I think maybe I met Todd because I was supposed to. Maybe I needed that reminder of how a son should honor his father. I think Todd is a very good teacher. His dad taught him that sometimes we all need somebody to lean on, and my day taught me that when somebody needs help, you help them. 

It’s pretty wild how things happen, or how you realize they’re happening. Beyond Bill Withers’ songs, there’s the idea of a strong connection to this place where he came from. I’m not even from West Virginia, and I felt it. Todd shared something with me that night, and I’m sure he shared it with a lot of other people too. So yeah, I think Bill Withers’ legacy is in good hands. 

Jupie Little, John Ellison, and Michael Lipton perform Bill Withers’ unreleased “Mama, West Virginia,” while Todd Withers watches from on stage. Beckley Convention Center, May 9.

After Todd finished speaking, Michael gave some remarks. He’s gotten friendly with the Withers family over the years, and Bill was one of the first inductees into the West Virginia Music Hall of Fame. Michael spoke of a documentary that they had worked on together about West Virginia musicians, and he shared something Bill had told him while they were filming. 

“The challenge is to get young people who grow up in places like West Virginia to take the limits off of themselves, and realize there’s no magic that somebody else has in the world that they don’t.”

“They’re just people – and man, that’s a lot.” 

So that’s the beginning of my story.
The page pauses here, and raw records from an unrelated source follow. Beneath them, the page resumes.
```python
_SIGS = {
    "wisb_abi_version": (C.c_int, []),
    "wisb_last_error": (C.c_char_p, []),
    "wisb_create": (C.c_int, [C.c_char_p, C.c_int, C.POINTER(C.c_void_p)]),
# ... 240 lines not shown
    def debug_align_post(self, weights, width: int = 7, dtw_only: bool = False):
        w = np.ascontiguousarray(weights, np.float32)
        if dtw_only:
            w = w.reshape((1,) + w.shape[-2:])
        A, R, F = w.shape
        mat = np.zeros((R, F), np.float32)
        path = np.zeros((R + F, 2), np.int32)
        plen = np.zeros(1, np.int32)
        check(lib().wisb_debug_align_post(self._h, ptr(w), A, R, F, int(width), 1 if dtw_only else 0, ptr(mat), ptr(path),
                                          ptr(plen)))
        return mat, path[: plen[0]].copy()

    def debug_gemm(self, a16: np.ndarray, w16: np.ndarray, impl: int = 0, bn: int = 0, *, mode: int = EPI_F32,
                   planner: int = 0, bias=None, pos=None, out=None, aux=None, aux2=None, row_slot=None, row_pos=None,
                   a_wrap: int = 0, k_splits: int = 1, m_valid: int = 0, n_valid: int = 0, ldo: int = 0, d_model: int = 0,
                   n_heads: int = 0, batch: int = 0, kv_swizzle: int = 0, t_cap: int = 0, return_plan: bool = False):
        a16 = np.ascontiguousarray(a16, np.float16)
        w16 = np.ascontiguousarray(w16, np.float16)
        N, K = w16.shape
        M = a16.shape[0] - (1 if a_wrap else 0)
        if a16.shape[1] != (a_wrap if a_wrap else K):
            raise ValueError("A and W disagree on K")
        if out is None:
            if mode != EPI_F32 or k_splits != 1 or planner == 2:
                raise ValueError("this epilogue needs an explicit out buffer")
            out = np.zeros((M, N), np.float32)
        for buf in (out, aux, aux2):
            if buf is not None and not buf.flags["C_CONTIGUOUS"]:
                raise ValueError("out / aux / aux2 must be C-contiguous")
        bias = None if bias is None else np.ascontiguousarray(bias, np.float32)
        pos = None if pos is None else np.ascontiguousarray(pos, np.float32)
        if bias is not None and bias.size != N:
            raise ValueError("bias must have N elements")
        if pos is not None and pos.size != 1500 * (ldo or N):
            raise ValueError("pos must be [1500, ldo]")
        slot = None if row_slot is None else np.ascontiguousarray(row_slot, np.int32)
        rpos = None if row_pos is None else np.ascontiguousarray(row_pos, np.int32)
        if (slot is not None and slot.size != M) or (rpos is not None and rpos.size != M):
            raise ValueError("row_slot / row_pos must have M entries")
        prm = np.asarray([M, N, K, impl, bn, planner, mode, a_wrap, k_splits, m_valid, n_valid, ldo, d_model, n_heads, batch,
                          kv_swizzle, t_cap], np.int32)
        plan = np.zeros(4, np.int32)
        nbytes = lambda b: 0 if b is None else b.nbytes
        check(lib().wisb_debug_gemm(self._h, ptr(prm), prm.size, ptr(a16), ptr(w16), ptr(bias), ptr(pos), ptr(slot), ptr(rpos),
                                    ptr(out), out.nbytes, ptr(aux), nbytes(aux), ptr(aux2), nbytes(aux2), ptr(plan)))
        if return_plan:
            return out, dict(zip(("bn", "mcast", "k_splits", "grid"), (int(v) for v in plan)))
        return out

    def debug_search_step(self, logits, hist, mask, *, beam: int, gen: int, eot: int, no_timestamps: int,
                          timestamps: bool, max_initial_timestamp_index: int = 50, cum=None, done=None):
        logits = np.ascontiguousarray(logits, np.float32)
        R, V = logits.shape
        if R % beam:
            raise ValueError("logits rows must be n_utt * beam")
        n_utt = R // beam
        hist = np.ascontiguousarray(np.asarray(hist, np.int32).reshape(R, gen))
        mask = np.ascontiguousarray(mask, np.uint8)
        if mask.shape != (V,):
            raise ValueError("mask must have V entries")
        cum = None if cum is None else np.ascontiguousarray(cum, np.float32).reshape(R)
        done = None if done is None else np.ascontiguousarray(done, np.int32).reshape(n_utt)
# ... 65 lines not shown
```

willow_inference_server_b200/csrc/engine.cu:

```cuda
#include <stdio.h>
#include <string.h>

#include <algorithm>
#include <functional>
#include <map>
#include <memory>
#include <mutex>
#include <string>
#include <vector>

#include "../../include/wisb200.h"
#include "decoder.cuh"
#include "kernels.h"

namespace wisb {

namespace {

thread_local std::string g_last_error;

struct TensorRef {
  const uint8_t* ptr = nullptr;
  int dtype = 0, ndim = 0;
  long long shape[4] = {1, 1, 1, 1};
// ... 81 lines not shown
  int use_graphs = 1, attn_v_mn = 1, attn_ref = 0, decode_poll = 1, decoder_mega = 1;
  DevBuf<float> lm_tables;
  DevBuf<unsigned> lm_max;
  DevBuf<uint8_t> pcm_dev;
  DevBuf<long long> pcm_off;
  DevBuf<int> pcm_n;
  DevBuf<float> mel;
  int mel_B = 0;
  int enc_cap = 0;
  DevBuf<__half> h1, xn, qkv, vt, ctx, hbuf, enc_out, ckv;
  DevBuf<float> x;
  GemmPlan plan_conv2, plan_ckv;
  CUtensorMap ckv_map;
  std::vector<EncLayerPlans> enc_plans;
  AttnPlan attn_plan;
  int plans_B = 0, plans_vmn = -1, plans_pdl = -1;
  DevBuf<float> dx, dq, dctx, dh, logits;
  DevBuf<__half> dctx16, dh16, dxn16, dq16;
  DevBuf<float> dxstat;
  DevBuf<__half> kcache, vcache;
  DevBuf<uint8_t> mask_base, mask_cur;
  std::vector<int> mask_extra;
  DevBuf<float> row_lse, cum, cand_score, best_score, lang_probs, part_max, part_sum;
  DevBuf<unsigned long long> part;
  DevBuf<int> cand_idx, tokens, seq0, seq1, ind0, ind1, flip, done, n_hyp, best_len, best_tokens, prompt_dev, lang_ids;
  DevBuf<DecState> st;
  DevBuf<int> row_pos, row_slot, max_new_u;
  int search_rows = 0;
  int search_gen = 0, bd_search_gen = -1;
  int batch_rows = 320, batch_pdl = 1, decoder_batch = 1, mega_barrier = 1, cross_tc = 1, debug_chunk = 1;
  int bd_rows = 0, bd_tcap = 0, bd_launches_step = 0;
  DevBuf<float> bx, bq, bpart, blogits;
  DevBuf<__half> bxn, bctx, bh, bkc, bvc;
  std::vector<BatchLayer> bd_layers;
  GemmPlan bd_vocab;
  DevBuf<MegaLayer> mega_layers;
  DevBuf<__half> mega_img;
  int enc_pdl = 1;
  int mega_tc = 1, mega_dbg = 0;
  DevBuf<unsigned> mega_flags;
  int encoder_cache = 0;
  std::vector<float> mel_cache;
  int mel_cache_B = 0;
  bool enc_valid = false;
  int ckv_sw = 0, ckv_is_sw = 0;
  DevBuf<float> cross_part;
  DevBuf<unsigned> cross_flags;
  DevBuf<float> ln_fold;
  DevBuf<__half> fc2_chunked;
  std::vector<int> al_layer_off;
  int al_A = 0;
  DevBuf<int> al_items, al_head, al_ntext, al_nframes, al_text, al_path, al_len;
  DevBuf<float> al_cap, al_mat, al_probs;
// ... 334 lines not shown
    h->plans_B = 0;
    drop_graphs(h);
    h->h1.release();
    h->h1.ensure((static_cast<size_t>(B) * H1_ROWS + 8) * d, true);
    h->x.ensure(M * d, true);
    h->xn.ensure(M * d, true);
    h->qkv.ensure(M * 3 * d, true);
    h->vt.ensure(M * d, true);
    h->ctx.ensure(M * d, true);
    h->hbuf.ensure(M * 4 * d, true);
    h->enc_out.ensure(M * d, true);
    h->ckv.ensure(static_cast<size_t>(dm.n_dec_layers) * 2 * M * d, true);
    make_tmap_f16_2d(&h->ckv_map, h->ckv.p, HEAD_DIM, static_cast<long long>(h->ckv.n / HEAD_DIM), HEAD_DIM, HEAD_DIM, 128);
    h->enc_cap = B;
  }
  if (h->plans_B == B && h->plans_vmn == h->attn_v_mn && h->plans_pdl == h->enc_pdl) return;
  const int Mi = static_cast<int>(M);
  {
    GemmEpi e;
    e.mode = EPI_CONV2;
    e.bias = h->F("enc.conv2.b");
    e.out = h->x.p;
    e.ldo = d;
    e.pos = h->F("enc.pos");
    gemm_plan(h->plan_conv2, h->h1.p, 2LL * d, h->H("enc.conv2.w"), Mi, d, 3 * d, e, h->num_sms, 0, 2 * d);
  }
  h->enc_plans.assign(dm.n_enc_layers, EncLayerPlans());
  for (int i = 0; i < dm.n_enc_layers; ++i) {
    const std::string p = "enc." + std::to_string(i) + ".";
    EncLayerPlans& pl = h->enc_plans[i];
    GemmEpi e;
    e.mode = h->attn_v_mn ? EPI_F16 : EPI_QKV_VT;
    e.bias = h->F(p + "qkv.b");
    e.out = h->qkv.p;
    e.ldo = 3 * d;
    e.aux = h->vt.p;
    e.d_model = d;
    e.n_heads = H;
    e.batch = B;
    gemm_plan(pl.qkv, h->xn.p, d, h->H(p + "qkv.w"), Mi, 3 * d, d, e, h->num_sms);
    GemmEpi eo;
    eo.mode = EPI_RESID_F32;
    eo.bias = h->F(p + "o.b");
    eo.out = h->x.p;
    eo.ldo = d;
    gemm_plan(pl.o, h->ctx.p, d, h->H(p + "o.w"), Mi, d, d, eo, h->num_sms);
    GemmEpi e1;
    e1.mode = EPI_F16_GELU;
    e1.bias = h->F(p + "fc1.b");
    e1.out = h->hbuf.p;
    e1.ldo = 4 * d;
    gemm_plan(pl.fc1, h->xn.p, d, h->H(p + "fc1.w"), Mi, 4 * d, d, e1, h->num_sms);
    GemmEpi e2;
    e2.mode = EPI_RESID_F32;
    e2.bias = h->F(p + "fc2.b");
    e2.out = h->x.p;
    e2.ldo = d;
    gemm_plan(pl.fc2, h->hbuf.p, 4LL * d, h->H(p + "fc2.w"), Mi, d, 4 * d, e2, h->num_sms);
  }
  {
    GemmEpi e;
    e.mode = EPI_CROSSKV;
    e.bias = h->F("dec.crosskv.b");
    e.out = h->ckv.p;
    e.d_model = d;
    e.n_heads = H;
    e.batch = B;
    gemm_plan(h->plan_ckv, h->enc_out.p, d, h->H("dec.crosskv.w"), Mi, dm.n_dec_layers * 2 * d, d, e, h->num_sms);
  }
  enc_attn_plan(h->attn_plan, h->qkv.p, h->vt.p, h->ctx.p, B, d, H, h->attn_v_mn != 0);
  h->attn_plan.pdl = h->enc_pdl != 0;
  h->plan_conv2.pdl = h->plan_ckv.pdl = h->enc_pdl;
  for (EncLayerPlans& pl : h->enc_plans) pl.qkv.pdl = pl.o.pdl = pl.fc1.pdl = pl.fc2.pdl = h->enc_pdl;
  h->plans_pdl = h->enc_pdl;
  h->plans_B = B;
  h->plans_vmn = h->attn_v_mn;
}

bool want_ckv_swizzle(const wisb_handle* h, int rows) {
  return rows <= DEC_MAX_ROWS && h->decoder_batch != 2 && h->decoder_mega && h->mega_tc;
}

void run_encoder(wisb_handle* h, int B, int n_layers, bool with_ckv, int mel_first = 0) {
  const Dims& dm = h->dims;
  const int d = dm.d_model;
  const int M = B * T_ENC_PAD;
  cudaStream_t s = h->stream;
  ensure_encoder(h, B);
  h->enc_valid = false;
// ... 956 lines not shown
    WISB_REQUIRE(key != nullptr, "key is NULL");
    const std::string k(key);
    if (k == "use_graphs") h->use_graphs = value;
    else if (k == "attn_v_mn_major") h->attn_v_mn = value;
    else if (k == "attn_ref") h->attn_ref = value;
    else if (k == "decode_poll") h->decode_poll = value < 1 ? 1 : value;
    else if (k == "profile") h->profile = value;
    else if (k == "decoder_mega") h->decoder_mega = value;
    else if (k == "encoder_cache") {
      h->encoder_cache = value ? 1 : 0;
      h->enc_valid = false;
    }
    else if (k == "mega_trace") h->mega_trace_on = value;
    else if (k == "mega_dbg") h->mega_dbg = value;
    else if (k == "enc_pdl") h->enc_pdl = value ? 1 : 0;
    else if (k == "mega_trace_cta") h->mega_trace_cta = value;
    else if (k == "mega_trace_layer") h->mega_trace_layer = value;
    else if (k == "batch_rows") {
      WISB_REQUIRE(value >= 8 && value <= 1024, "batch_rows must be in [8, 1024]");
      h->batch_rows = value;
    }
    else if (k == "batch_pdl") h->batch_pdl = value ? 1 : 0;
    else if (k == "mega_barrier") h->mega_barrier = value ? 1 : 0;
    else if (k == "debug_chunk") h->debug_chunk = value;
    else if (k == "mega_tc" || k == "mega_mma") {
      WISB_REQUIRE(!value || h->mega_img.p != nullptr, "mega_mma needs d_model <= 1280 and a multiple of 64");
      h->mega_tc = value ? 1 : 0;
    }
    else if (k == "cross_tc") {
      h->cross_tc = value ? 1 : 0;
// ... 221 lines not shown
        const float* p = h->pin_f.p + u * nl;
        std::stable_sort(order.begin(), order.end(), [&](int a, int b) { return p[a] > p[b]; });
        for (int i = 0; i < nl; ++i) {
          lang_ids_out[static_cast<size_t>(u0 + u) * nl + i] = ids[order[i]];
          probs_out[static_cast<size_t>(u0 + u) * nl + i] = p[order[i]];
        }
      }
    }
  });
}
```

I can’t wait to see where it goes from here.

Check out the band Can, because their drummer really is a rhythm machine, and it is a catchy song. Jot down the things you do during the day, because you really can write a song about anything. And seriously, stay away from Yugoslavia. 

Oh, and take the limits off yourself. There’s no magic that somebody else has in the world that you don’t. And if by some chance you ever find yourself in the back seat of a Toyota Tacoma at two in the morning with a sleeping John Ellison and an air-drumming Jupie Little, enjoy the moment. I know I did.